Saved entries
################

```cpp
#define IPDM_REQUIRE(cond, ...)                   \
    do {                                          \
        if (!(cond)) {                            \
            ipdm::set_error(__VA_ARGS__);         \
            return IPDM_ERR_INVALID;              \
        }                                         \
    } while (0)

#define IPDM_LAUNCH_CHECK() IPDM_HIP_CHECK(hipGetLastError())

static inline int cdiv(long a, long b) { return (int)((a + b - 1) / b); }
static inline size_t align_up(size_t v, size_t a) { return (v + a - 1) / a * a; }

enum Opt {
    OPT_CONV_NO_UP2,
    OPT_CONV_NO_WUP2,
    OPT_CONV_LEGACY, OPT_CONV1X1_LEGACY, OPT_CONVS2_LEGACY,
    OPT_CONV_NO_DIRECT, OPT_DIRECT_NO_PLANAR, OPT_DIRECT_MAX_CIN, OPT_DIRECT_NO_S2, OPT_DIRECT_NO_SKIP_FUSE,
    OPT_CONV_DBG, OPT_CONV_VEC4_STRICT, OPT_CONV_NO_SPLITK, OPT_CONV_NO_WINO, OPT_WINO_V1, OPT_WINO2_MIN_TILES, OPT_CONV1X1_NO_QUARTER, OPT_CONV_NO_PW, OPT_PW_ITEM, OPT_PW_FORCE,
    OPT_CONV_NM,
    OPT_GN_TWO_STAGE, OPT_GN_UNFUSED,
    OPT_UNET_TRANSPOSE,
    OPT_ATTN_NO_KVSPLIT, OPT_ATTN_LEGACY, OPT_ATTN_NO_ZSEQ,
    OPT_ART_PER_VIEW,
    OPT_CONV_BF16X3,
    OPT_ATTN_EXACT_F32,
    OPT_ATTN_NO_PRESPLIT,
    OPT_ATTN_NO_PIPELINE,
    OPT_COUNT
};
int opt(Opt o);
bool opt_per_call(int o);
const char *opt_name(int o);
void opt_snapshot(int (&dst)[OPT_COUNT]);
int opt_changed_since(const int (&rec)[OPT_COUNT]);
std::vector<int> opt_per_call_values();

int ensure_dynamic_lds(const void *kernel, size_t bytes);
int device_cu_count();

int unet_io_channels(const ipdm_unet *net, int *cin, int *cout);

__device__ inline double wave_sum(double v)
{
#pragma unroll
    for (int o = 32; o > 0; o >>= 1) v += __shfl_down(v, o, 64);
    return v;
}
__device__ inline float wave_sum(float v)
{
#pragma unroll
    for (int o = 32; o > 0; o >>= 1) v += __shfl_down(v, o, 64);
    return v;
}
__device__ inline float wave_max(float v)
{
#pragma unroll
    for (int o = 32; o > 0; o >>= 1) v = fmaxf(v, __shfl_down(v, o, 64));
    return v;
}

}
```

ipdm-pytorch_amd/csrc/common.hip:

```cpp
#include <cctype>
#include <cstdlib>
#include <mutex>
#include <strings.h>
#include <set>
#include <utility>
#include "common.h"

namespace ipdm {
static thread_local char g_err[512] = "";
void set_error(const char *fmt, ...)
{
    va_list ap;
    va_start(ap, fmt);
    vsnprintf(g_err, sizeof(g_err), fmt, ap);
    va_end(ap);
}

namespace {
std::mutex g_attr_mu;
std::set<std::pair<const void *, int>> g_attr_done;
int g_cus[64];
}

namespace {
struct OptDef { const char *name; int def; bool per_call; int lo = 0, hi = 1; };
const OptDef g_opt_def[OPT_COUNT] = {
    {"conv_no_up2", 0, true},
    {"conv_no_wup2", 0, true},
    {"conv_legacy", 0, false}, {"conv1x1_legacy", 0, false}, {"convs2_legacy", 0, false},
    {"conv_no_direct", 0, false}, {"direct_no_planar", 0, false},
    {"direct_max_cin", 160, false, 0, 160},
    {"direct_no_s2", 0, false}, {"direct_no_skip_fuse", 0, true},
    {"conv_dbg", 0, true, 0, 0x3ff}, {"conv_vec4_strict", 0, false}, {"conv_no_splitk", 0, false},
    {"conv_no_wino", 0, true}, {"wino_v1", 0, true}, {"wino2_min_tiles", 192, true, 0, 1 << 24},
    {"conv1x1_no_quarter", 0, true}, {"conv_no_pw", 0, true}, {"pw_item", 0, true, 0, 2}, {"pw_force", 0, true}, {"conv_nm", 0, true, 0, 2},
    {"gn_two_stage", 0, true}, {"gn_unfused", 0, true},
    {"unet_transpose", -1, true, -1, 1},
    {"attn_no_kvsplit", 0, false}, {"attn_legacy", 0, false}, {"attn_no_zseq", 0, true},
    {"art_per_view", 0, true},
    {"conv_bf16x3", 0, true},
    {"attn_exact_f32", 0, true},
    {"attn_no_presplit", 0, true},
    {"attn_no_pipeline", 0, true},
};
bool opt_value_ok(int i, int v)
{
    return v >= g_opt_def[i].lo && v <= g_opt_def[i].hi;
}
std::mutex g_opt_mu;
int g_opt_val[OPT_COUNT];
bool g_opt_init = false;

void opt_init_locked()
{
    if (g_opt_init) return;
    for (int i = 0; i < OPT_COUNT; ++i) {
        char env[64] = "IPDM_";
        size_t n = 5;
        for (const char *c = g_opt_def[i].name; *c && n + 1 < sizeof(env); ++c) env[n++] = (char)toupper((unsigned char)*c);
        env[n] = 0;
        const char *e = getenv(env);
        g_opt_val[i] = g_opt_def[i].def;
        if (e) {
            char *end = nullptr;
            const long v = strtol(e, &end, 10);
            const int want = (end != e) ? (int)v : 1;
            if (opt_value_ok(i, want)) g_opt_val[i] = want;
            else fprintf(stderr, "libipdm_hip: %s=%s is outside the option's range [%d, %d]: ignored\n", env, e, g_opt_def[i].lo, g_opt_def[i].hi);
        }
    }
    g_opt_init = true;
}
}

int opt(Opt o)
{
    std::lock_guard<std::mutex> lk(g_opt_mu);
    opt_init_locked();
    return g_opt_val[o];
}
bool opt_per_call(int o) { return g_opt_def[o].per_call; }
const char *opt_name(int o) { return g_opt_def[o].name; }
void opt_snapshot(int (&dst)[OPT_COUNT])
{
    std::lock_guard<std::mutex> lk(g_opt_mu);
    opt_init_locked();
    for (int i = 0; i < OPT_COUNT; ++i) dst[i] = g_opt_val[i];
}
std::vector<int> opt_per_call_values()
{
    std::lock_guard<std::mutex> lk(g_opt_mu);
    opt_init_locked();
    std::vector<int> v;
    for (int i = 0; i < OPT_COUNT; ++i)
        if (g_opt_def[i].per_call) v.push_back(g_opt_val[i]);
    return v;
}
int opt_changed_since(const int (&rec)[OPT_COUNT])
{
    std::lock_guard<std::mutex> lk(g_opt_mu);
    opt_init_locked();
    for (int i = 0; i < OPT_COUNT; ++i)
        if (!g_opt_def[i].per_call && g_opt_val[i] != rec[i]) return i;
    return -1;
}
static int opt_find(const char *name)
{
    if (!name) return -1;
    if (!strncmp(name, "IPDM_", 5) || !strncmp(name, "ipdm_", 5)) name += 5;
    for (int i = 0; i < OPT_COUNT; ++i)
        if (!strcasecmp(name, g_opt_def[i].name)) return i;
    return -1;
}

int ensure_dynamic_lds(const void *kernel, size_t bytes)
{
    int dev = 0;
    IPDM_HIP_CHECK(hipGetDevice(&dev));
    std::lock_guard<std::mutex> lk(g_attr_mu);
    if (g_attr_done.count({kernel, dev})) return IPDM_OK;
    IPDM_HIP_CHECK(hipFuncSetAttribute(kernel, hipFuncAttributeMaxDynamicSharedMemorySize, (int)bytes));
    g_attr_done.insert({kernel, dev});
    return IPDM_OK;
}

int device_cu_count()
{
    int dev = 0, v = 0;
    if (hipGetDevice(&dev) != hipSuccess || dev < 0 || dev >= 64) return 256;
    std::lock_guard<std::mutex> lk(g_attr_mu);
    if (!g_cus[dev])
        g_cus[dev] = (hipDeviceGetAttribute(&v, hipDeviceAttributeMultiprocessorCount, dev) == hipSuccess && v > 0) ? v : 256;
    return g_cus[dev];
}
}

extern "C" const char *ipdm_last_error(void) { return ipdm::g_err; }
extern "C" int ipdm_abi_version(void) { return IPDM_ABI_VERSION; }

extern "C" int ipdm_set_option(const char *name, int value)
{
    const int i = ipdm::opt_find(name);
    IPDM_REQUIRE(i >= 0, "ipdm_set_option: unknown option '%s'", name ? name : "(null)");
    IPDM_REQUIRE(ipdm::opt_value_ok(i, value), "ipdm_set_option: %s = %d is outside [%d, %d]", ipdm::g_opt_def[i].name, value,
                 ipdm::g_opt_def[i].lo, ipdm::g_opt_def[i].hi);
    std::lock_guard<std::mutex> lk(ipdm::g_opt_mu);
    ipdm::opt_init_locked();
    ipdm::g_opt_val[i] = value;
    return IPDM_OK;
}

extern "C" int ipdm_get_option(const char *name, int *value)
{
    const int i = ipdm::opt_find(name);
    IPDM_REQUIRE(i >= 0 && value, "ipdm_get_option: unknown option '%s'", name ? name : "(null)");
    *value = ipdm::opt((ipdm::Opt)i);
    return IPDM_OK;
}
```

ipdm-pytorch_amd/csrc/conv_direct.hip:

```cpp
#include <cstdlib>
#include <type_traits>
#include "common.h"
#include "unet_kernels.h"

using namespace ipdm;

typedef float f32x2 __attribute__((ext_vector_type(2)));
typedef float f32x4 __attribute__((ext_vector_type(4)));

namespace {

inline double direct_bytes(const ConvArgs &a)
{
    return 4.0 * a.B * ((double)(a.C1 + a.C2 + (a.sk_w ? a.sk_C1 + a.sk_C2 : 0)) * a.Hs * a.Ws + (double)a.Cout * a.Ho * a.Wo * (a.res ? 2 : 1));
}

inline bool direct_compute_bound(const ConvArgs &a) { return a.C1 + a.C2 >= 64; }
inline double direct_flops(const ConvArgs &a, int taps)
{
    return 2.0 * a.B * a.Ho * a.Wo * a.Cout * ((double)(a.C1 + a.C2) * taps + (a.sk_w ? a.sk_C1 + a.sk_C2 : 0));
}
inline int direct_class(const ConvArgs &a) { return direct_compute_bound(a) ? 6 : 4; }
inline double direct_work(const ConvArgs &a, int taps) { return direct_compute_bound(a) ? direct_flops(a, taps) : direct_bytes(a); }
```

################

ABOUT THIS TASK:
Could you state how many lines of the records contain "include"? Give the number and nothing else.

TASK RESPONSE:
11